The angular acceleration ( $\alpha$ ) required to increase the speed from $\omega_i$ to $\omega_f$ in 15 seconds can be determined using the formula:

$$\alpha = \frac{\omega_f - \omega_i}{t}$$

Substituting the values:

$$\alpha = \frac{\frac{50\pi}{3} - 10\pi}{15} = \frac{\frac{50\pi - 30\pi}{3}}{15} = \frac{20\pi}{45} \, \text{rad/s}^2 = \frac{4\pi}{9} \, \text{rad/s}^2$$

Step 3: Calculate the Total Torque Required

The torque ( $\tau$ ) required to achieve the desired angular acceleration is given by:

$$\tau = I \cdot \alpha + \tau_{\text{friction}}$$

Where:

• $I = 53 \, \text{kg} \cdot \text{m}^2$ is the moment of inertia.
• $\tau_{\text{friction}} = 16 \, \text{N} \cdot \text{m}$ is the frictional resistance.

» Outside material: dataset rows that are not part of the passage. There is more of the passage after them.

template <class Cfg, bool SPLIT>
__global__ __launch_bounds__(256) void deconv3d_mfma_bf16x3_kernel(const float* __restrict__ x, const void* wp, const float* __restrict__ bias,
                                                                   const float* __restrict__ skip, float* __restrict__ y,
                                                                   const float* __restrict__ prob_w, const float* __restrict__ prob_b,
                                                                   float* __restrict__ logits, int D, int H, int W, int tiles_x,
                                                                   int tiles_y, int ntiles, int relu) {
    float sat_amax = 0.0f;
    constexpr int CIN = Cfg::CIN, COUT = Cfg::COUT, SD = Cfg::SD, TDM = Cfg::TDM, THM = Cfg::THM;
    constexpr int LH = Cfg::LH, LW = Cfg::LW, MREP = Cfg::MREP, NREP = Cfg::NREP;
    constexpr int OPT = BfDeconv<Cfg>::OPT, SB = BfDeconv<Cfg>::SB;
    const float lo_clamp = relu ? 0.0f : -INFINITY;
    HIP_DYNAMIC_SHARED(float4, lds4)
    char* ldsb = reinterpret_cast<char*>(lds4);
    const int tid = (int)threadIdx.x, lane = tid & 63, wave = tid >> 6;
    const int li = lane & 15, g = lane >> 4;
    start_stagger(2048);
    prio_kernel_begin();
    int tile = (int)xcd_remap(blockIdx.x, (unsigned)ntiles);
    const int b = (int)blockIdx.y;
    const int tx = tile % tiles_x;
    tile /= tiles_x;
    const int ty = tile % tiles_y, tz = tile / tiles_y;
    const int mz0 = tz * TDM, my0 = ty * THM, mx0 = tx * 16;
    const int OD = D * SD, OH = 2 * H, OW = 2 * W;

    constexpr bool F16 = BfDeconv<Cfg>::F16;
    constexpr int EB = F16 ? 2 : 4, RUNB = BfDeconv<Cfg>::RUNB;
    const char* xb = reinterpret_cast<const char*>(x) + (size_t)b * D * H * W * CIN * EB;
    {
        int zrel;
        const __amdgpu_buffer_rsrc_t xrs = bf_make_rsrc_z(xb, mz0 - Cfg::ZO, D, H, W, (unsigned)(CIN * EB), zrel);
        BfTileWalk<LW, LH, OPT, RUNB> wk(tid, zrel, my0, mx0, H, W, CIN * EB, 0u);
        int ldso = (tid / OPT) * SB + (tid % OPT) * BfDeconv<Cfg>::PLANE;
        for (int e = tid; e < Cfg::NVOX * OPT; e += 256) {
            const bool ok = MVS_ABL != 1 && wk.inside(mz0 - Cfg::ZO, my0, mx0, D, H, W);
            const unsigned voff = ok ? wk.off : BF_OOB;
            const float4 u = bf_buf_load16(xrs, voff, 0);
            if constexpr (F16) {
                *reinterpret_cast<float4*>(ldsb + ldso) = u;
            } else {
                const float4 v = bf_buf_load16(xrs, voff, 16);
                stage_to_lds<SPLIT>(ldsb + ldso, u, v);
            }
            wk.advance();
            ldso += (256 / OPT) * SB;
        }
    }
    __syncthreads();

    constexpr int MSPLIT = CfgSplit<Cfg>::MSPLIT, MREP_ALL = CfgSplit<Cfg>::MREP_ALL;
    const int mb0 = (wave % MSPLIT) * MREP, rowgrp = wave / MSPLIT;
    int voxbase[NREP];
#pragma unroll
    for (int nb = 0; nb < NREP; ++nb) {
        const int nbg = rowgrp * NREP + nb;
        const int mz = nbg / THM, my = nbg % THM;
        voxbase[nb] = (((mz + Cfg::ZO) * LH + my) * LW + li) * SB;
    }
    float* yb = reinterpret_cast<float*>(reinterpret_cast<char*>(y) + (size_t)b * OD * OH * OW * COUT * EB);
    const float* sb = skip ? reinterpret_cast<const float*>(reinterpret_cast<const char*>(skip) + (size_t)b * OD * OH * OW * COUT * EB) : nullptr;
    const bf16x8* wq = reinterpret_cast<const bf16x8*>(wp) + (size_t)mb0 * 2 * 64 + lane;

    constexpr bool PAIR = COUT == 8;
    constexpr int NCLS = (SD == 2 ? 2 : 1) * 4;
    constexpr int NIT = PAIR ? NCLS / 2 : NCLS;
    float4 skp[NIT][NREP][MREP];
    if (sb) {
#pragma unroll
        for (int it = 0; it < NIT; ++it) {
            const int cls = PAIR ? 2 * it : it;
            const int pw = PAIR ? 1 : (cls & 1), ph = (cls >> 1) & 1, pd = (SD == 2) ? (cls >> 2) : 0;
#pragma unroll
            for (int nb = 0; nb < NREP; ++nb) {
                const int nbg = rowgrp * NREP + nb;
                const int mz = mz0 + nbg / THM, my = my0 + nbg % THM, mx = mx0 + li;
                const bool inside = mz < D && my < H && mx < W;
                const int oz = mz * SD + pd, oy = 2 * my + ph, ox = PAIR ? 2 * mx + (g >> 1) : 2 * mx + pw;
#pragma unroll
                for (int mb = 0; mb < MREP; ++mb) {
                    const int co = PAIR ? 4 * (g & 1) : 16 * (mb0 + mb) + 4 * g;
                    const size_t sidx = (((size_t)oz * OH + oy) * OW + ox) * COUT;
                    const float* sv = sb + sidx;
                    if constexpr (F16) {
                        const float2 raw = !(inside && co < COUT) ? make_float2(0.0f, 0.0f)
                                                                  : *reinterpret_cast<const float2*>(reinterpret_cast<const _Float16*>(sb) + sidx + co);
                        skp[it][nb][mb] = make_float4(raw.x, raw.y, 0.0f, 0.0f);
                        continue;
                    }
                    skp[it][nb][mb] = !(inside && co < COUT) ? make_float4(0.0f, 0.0f, 0.0f, 0.0f)
                                      : SPLIT ? split_raw_quad(sv + (co & ~7), (co >> 2) & 1) : *reinterpret_cast<const float4*>(sv + co);
                }
            }
        }
    }
#pragma unroll
    for (int cls = 0; cls < NCLS; cls += PAIR ? 2 : 1) {
        const int it = PAIR ? cls / 2 : cls;
        const int pw = PAIR ? 1 : (cls & 1), ph = (cls >> 1) & 1, pd = (SD == 2) ? (cls >> 2) : 0;
        f32x4 acc[MREP][NREP];
#pragma unroll
        for (int mb = 0; mb < MREP; ++mb)
#pragma unroll
            for (int nb = 0; nb < NREP; ++nb) acc[mb][nb] = (f32x4){0.0f, 0.0f, 0.0f, 0.0f};
        const int ntap = ((SD == 2) ? (pd ? 2 : 1) : 3) * (ph ? 2 : 1) * (pw ? 2 : 1);
        const int nst = MVS_ABL == 6 ? 1 : (ntap * OPT + 3) / 4;
        bf16x8 ah0[MREP], al0[MREP], bh0[NREP], bl0[NREP], ah1[MREP], al1[MREP], bh1[NREP], bl1[NREP];
        prio_contract_begin();
        bf_deconv_load_step<Cfg>(0, ntap, pd, ph, pw, g, wq, ldsb, voxbase, ah0, al0, bh0, bl0);
#pragma unroll 1
        for (int st = 0; st + 1 < nst; st += 2) {
            bf_deconv_load_step<Cfg>(st + 1, ntap, pd, ph, pw, g, wq, ldsb, voxbase, ah1, al1, bh1, bl1);
            __builtin_amdgcn_sched_barrier(0);
            bf_mfma_step<MREP, NREP, F16>(ah0, al0, bh0, bl0, acc);
            bf_deconv_load_step<Cfg>(st + 2 < nst ? st + 2 : nst - 1, ntap, pd, ph, pw, g, wq, ldsb, voxbase, ah0, al0, bh0, bl0);
            __builtin_amdgcn_sched_barrier(0);
            bf_mfma_step<MREP, NREP, F16>(ah1, al1, bh1, bl1, acc);
        }
        if (nst & 1) bf_mfma_step<MREP, NREP, F16>(ah0, al0, bh0, bl0, acc);
        prio_contract_end();
        wq += (size_t)nst * MREP_ALL * 2 * 64;
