extern "C" int tmae_lic_stack(const tmae_lic_stack_args* args, void* stream) {
  using namespace lstk;
  TMAE_REQUIRE(args != nullptr, "tmae_lic_stack: args is NULL");
  const tmae_lic_stack_args& a = *args;
  TMAE_REQUIRE(a.G >= 1 && a.G * a.G <= MAXPIX, "tmae_lic_stack: grid %dx%d exceeds %d pixels", a.G, a.G, MAXPIX);
  TMAE_REQUIRE(a.nlayers >= 1 && a.nlayers <= TMAE_LIC_STACK_MAXL, "tmae_lic_stack: %d layers", a.nlayers);
  TMAE_REQUIRE(a.nb1 >= 1 && a.nb2 >= 1 && a.n >= 1, "tmae_lic_stack: batch %d x %d, n %d", a.nb1, a.nb2, a.n);
  const bool bwd = (a.flags & TMAE_LIC_STACK_BWD) != 0;
  TMAE_REQUIRE(!a.cq || (!bwd && (a.flags & TMAE_LIC_STACK_CHAIN)),
               "tmae_lic_stack: cq (the chain's quantiser step) needs TMAE_LIC_STACK_CHAIN and no TMAE_LIC_STACK_BWD");
  TMAE_REQUIRE(a.x1 != nullptr && (a.y != nullptr || bwd), "tmae_lic_stack: x1 / y required");
  if (bwd) {
    TMAE_REQUIRE(!(a.flags & TMAE_LIC_STACK_CHAIN) && !a.addend && !a.lrp_src && !a.x2 && !a.sv_t,
                 "tmae_lic_stack: the backward chain takes no chain / addend / lrp / second source");
    const bool rt = a.racc[0] != nullptr;
    for (int l = 0; l < a.nlayers; ++l)
      TMAE_REQUIRE(a.w[l] && ((rt && l + 1 == a.nlayers) || (a.sv_pre[l] && a.sv_act[l])),
                   "tmae_lic_stack: backward layer %d needs w / sv_pre / sv_act", l);
    if (rt) {
      const int cl = a.cout[a.nlayers - 1];
      TMAE_REQUIRE(a.nb2 <= 1, "tmae_lic_stack: routed accumulators need nb2 == 1 (got %d)", a.nb2);
      TMAE_REQUIRE(a.rlim[0] >= 0 && a.rlim[0] <= a.rlim[1] && a.rlim[1] <= a.rlim[2] && a.rlim[2] == cl &&
                   a.rlim[0] % 4 == 0 && a.rlim[1] % 4 == 0, "tmae_lic_stack: routes %d / %d / %d of %d channels",
                   a.rlim[0], a.rlim[1], a.rlim[2], cl);
      for (int r = 0; r < 3; ++r)
        TMAE_REQUIRE((r == 0 ? a.rlim[0] : a.rlim[r] - a.rlim[r - 1]) == 0 || (a.racc[r] && a.rld[r] % 4 == 0),
                     "tmae_lic_stack: route %d accumulator", r);
    }
  }
  TMAE_REQUIRE(a.c1 >= 0 && a.c2 >= 0 && (a.c2 == 0 || a.x2 != nullptr), "tmae_lic_stack: channels %d + %d", a.c1, a.c2);
  TMAE_REQUIRE(a.c1 % 8 == 0 && a.c2 % 8 == 0 && a.ld1 % 8 == 0 && (a.c2 == 0 || a.ld2 % 8 == 0),
               "tmae_lic_stack: input channels / strides must be multiples of 8");
  TMAE_REQUIRE(pad32(a.c1 + a.c2) <= MAXC, "tmae_lic_stack: %d input channels exceed %d", a.c1 + a.c2, MAXC);
  for (int l = 0; l < a.nlayers; ++l) {
    TMAE_REQUIRE((a.w[l] != nullptr || (l == 0 && a.c1 + a.c2 == 0)) && (a.bias[l] != nullptr || bwd),
                 "tmae_lic_stack: layer %d weights", l);
    TMAE_REQUIRE(a.cout[l] >= 4 && a.cout[l] % 8 == 0, "tmae_lic_stack: layer %d cout %d (multiple of 8)", l, a.cout[l]);
    TMAE_REQUIRE((l + 1 == a.nlayers && (!bwd || a.racc[0])) || pad32(a.cout[l]) <= MAXC,
                 "tmae_lic_stack: layer %d cout %d exceeds %d", l, a.cout[l], MAXC);
  }
  TMAE_REQUIRE(!a.lrp_src || !a.y_f32, "tmae_lic_stack: lrp output is bf16");
  if (a.flags & TMAE_LIC_STACK_CHAIN) {
    TMAE_REQUIRE(a.nb1 == 2 && a.y_f32 && !a.lrp_src && a.cn >= 1 && a.cn <= TMAE_LIC_STACK_MAXL,
                 "tmae_lic_stack: chain needs the 2 x nb2 mean / scale problems with f32 outputs");
    TMAE_REQUIRE(a.ccout[a.cn - 1] == a.cout[a.nlayers - 1] && a.cx1 && a.yv && a.csrc && a.cy,
                 "tmae_lic_stack: chain operands");
    TMAE_REQUIRE(a.cc1 % 8 == 0 && a.cld1 % 8 == 0 && a.ldyv % 4 == 0 && a.cld_src % 4 == 0 && a.ldy % 4 == 0 &&
                 pad32(a.cc1 + a.ccout[a.cn - 1]) <= MAXC, "tmae_lic_stack: chain channels %d + %d", a.cc1,
                 a.ccout[a.cn - 1]);
    for (int l = 0; l < a.cn; ++l)
      TMAE_REQUIRE(a.cw[l] && a.cb[l] && a.ccout[l] % 8 == 0 && (l + 1 == a.cn || pad32(a.ccout[l]) <= MAXC),
                   "tmae_lic_stack: chain layer %d", l);
  }
  if (a.addend) TMAE_REQUIRE(a.ld_add % 4 == 0, "tmae_lic_stack: addend stride %d", a.ld_add);
  for (int l = 0; l < a.nlayers; ++l)
    TMAE_REQUIRE(!a.sv_pre[l] == !a.sv_act[l], "tmae_lic_stack: layer %d keeps pre-activation and output together", l);
  for (int l = 0; l < a.cn && (a.flags & TMAE_LIC_STACK_CHAIN); ++l)
    TMAE_REQUIRE(!a.csv_pre[l] == !a.csv_act[l], "tmae_lic_stack: chain layer %d keeps pre and output together", l);
  TMAE_REQUIRE(!a.sv_t || a.lrp_src, "tmae_lic_stack: sv_t is the lrp stack's pre-tanh value");
  const int nwg = a.n * a.nb1 * a.nb2;
  if (bwd) hipLaunchKernelGGL((lic_stack_kernel<true, false>), dim3(nwg), dim3(NW * 64), 0, (hipStream_t)stream, a);
  else if (a.cq) return lic_stack_launch_q(a, nwg, (hipStream_t)stream);
  else hipLaunchKernelGGL((lic_stack_kernel<false, false>), dim3(nwg), dim3(NW * 64), 0, (hipStream_t)stream, a);
  TMAE_LAUNCH_CHECK("tmae_lic_stack");
}

namespace llat {
constexpr int NW = 8, FPW = 2 * NW;
constexpr int MAXCIN = 384;
constexpr unsigned PMAX = lstk::pitch(MAXCIN);
constexpr unsigned ZOFF = lstk::MAXPIX * PMAX;
constexpr unsigned TMASK = ZOFF + 16 * PMAX;
constexpr int LDS_BYTES = TMASK + 320;
}
__device__ __forceinline__ constexpr unsigned llat_zoff() { return llat::ZOFF; }
__device__ __forceinline__ constexpr unsigned llat_tmask() { return llat::TMASK; }

struct LlatOut {
  void* y;
  int ldy, bf, act;
  const float* bias;
};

Substituting in the values:

$$\tau = 53 \cdot \frac{4\pi}{9} + 16$$

Calculate:

$$\tau = \frac{212\pi}{9} + 16 \approx 74.00 + 16 = 90.00 \, \text{N} \cdot \text{m}$$

Step 4: Calculate Time to Stop Spinning

If the friction is constant and the applied torque is removed, the deceleration will be due to the frictional torque alone. Thus, the angular deceleration ( $\alpha_f$ ) is:

$$\alpha_f = \frac{\tau_{\text{friction}}}{I} = \frac{16}{53} \, \text{rad/s}^2 \approx 0.3018 \, \text{rad/s}^2$$

To find the time ( $t_{\text{stop}}$ ) it takes to stop from 500 rpm, use the equation:

$$\omega_f = \omega_i - \alpha_f t_{\text{stop}}$$

$$t_{\text{stop}} = \dfrac{\omega_i - \omega_f}{\alpha_f}$$

Here, $\omega_f = 0$:

$$t_{\text{stop}} = \dfrac{\omega_i}{\alpha_f}$$

$$t_{\text{stop}} = \dfrac{50\pi}{3 \times 0.3018} \approx 173.44 \, \text{seconds}$$

Step 5: Calculate the Number of Revolutions While Slowing Down

During deceleration, the angular deceleration has been calculated as:

$$\alpha_f \approx 0.3018 \, \text{rad/s}^2$$

By integrating the acceleration, and considering the initial velocity, the angular velocity is given by:

$$\omega(t) = -\alpha_f t+w_f \approx -0.3018t + \frac{50\pi}{3}$$

By integrating the angular velocity, we can calculate the angular displacement:

$$\theta(t) = -\frac{\alpha_f}{2} t^2 + w_ft \approx -\frac{1}{2}0.3018t^2 + \frac{50\pi}{3}t$$

At the end of the motion ( $t =t_{stop}$ ) the angular displacement is:

$$\theta = \omega_f t_{\text{stop}} - \frac{\alpha_f}{2} t_{\text{stop}}^2$$

Substituting the values:

$$\theta = \frac{50\pi}{3} \cdot 173.44 - \frac{1}{2} \cdot 0.3018 \cdot (173.44)^2$$

Calculate:

$$\theta \approx 9081.30 - 4539.28 \approx 4542.01 \, \text{rad}$$

Convert radians to revolutions:

$$\text{Revolutions} = \frac{4542.01}{2\pi} \approx 722.88$$

Thus, the flywheel will make approximately 728.3 revolutions while slowing down.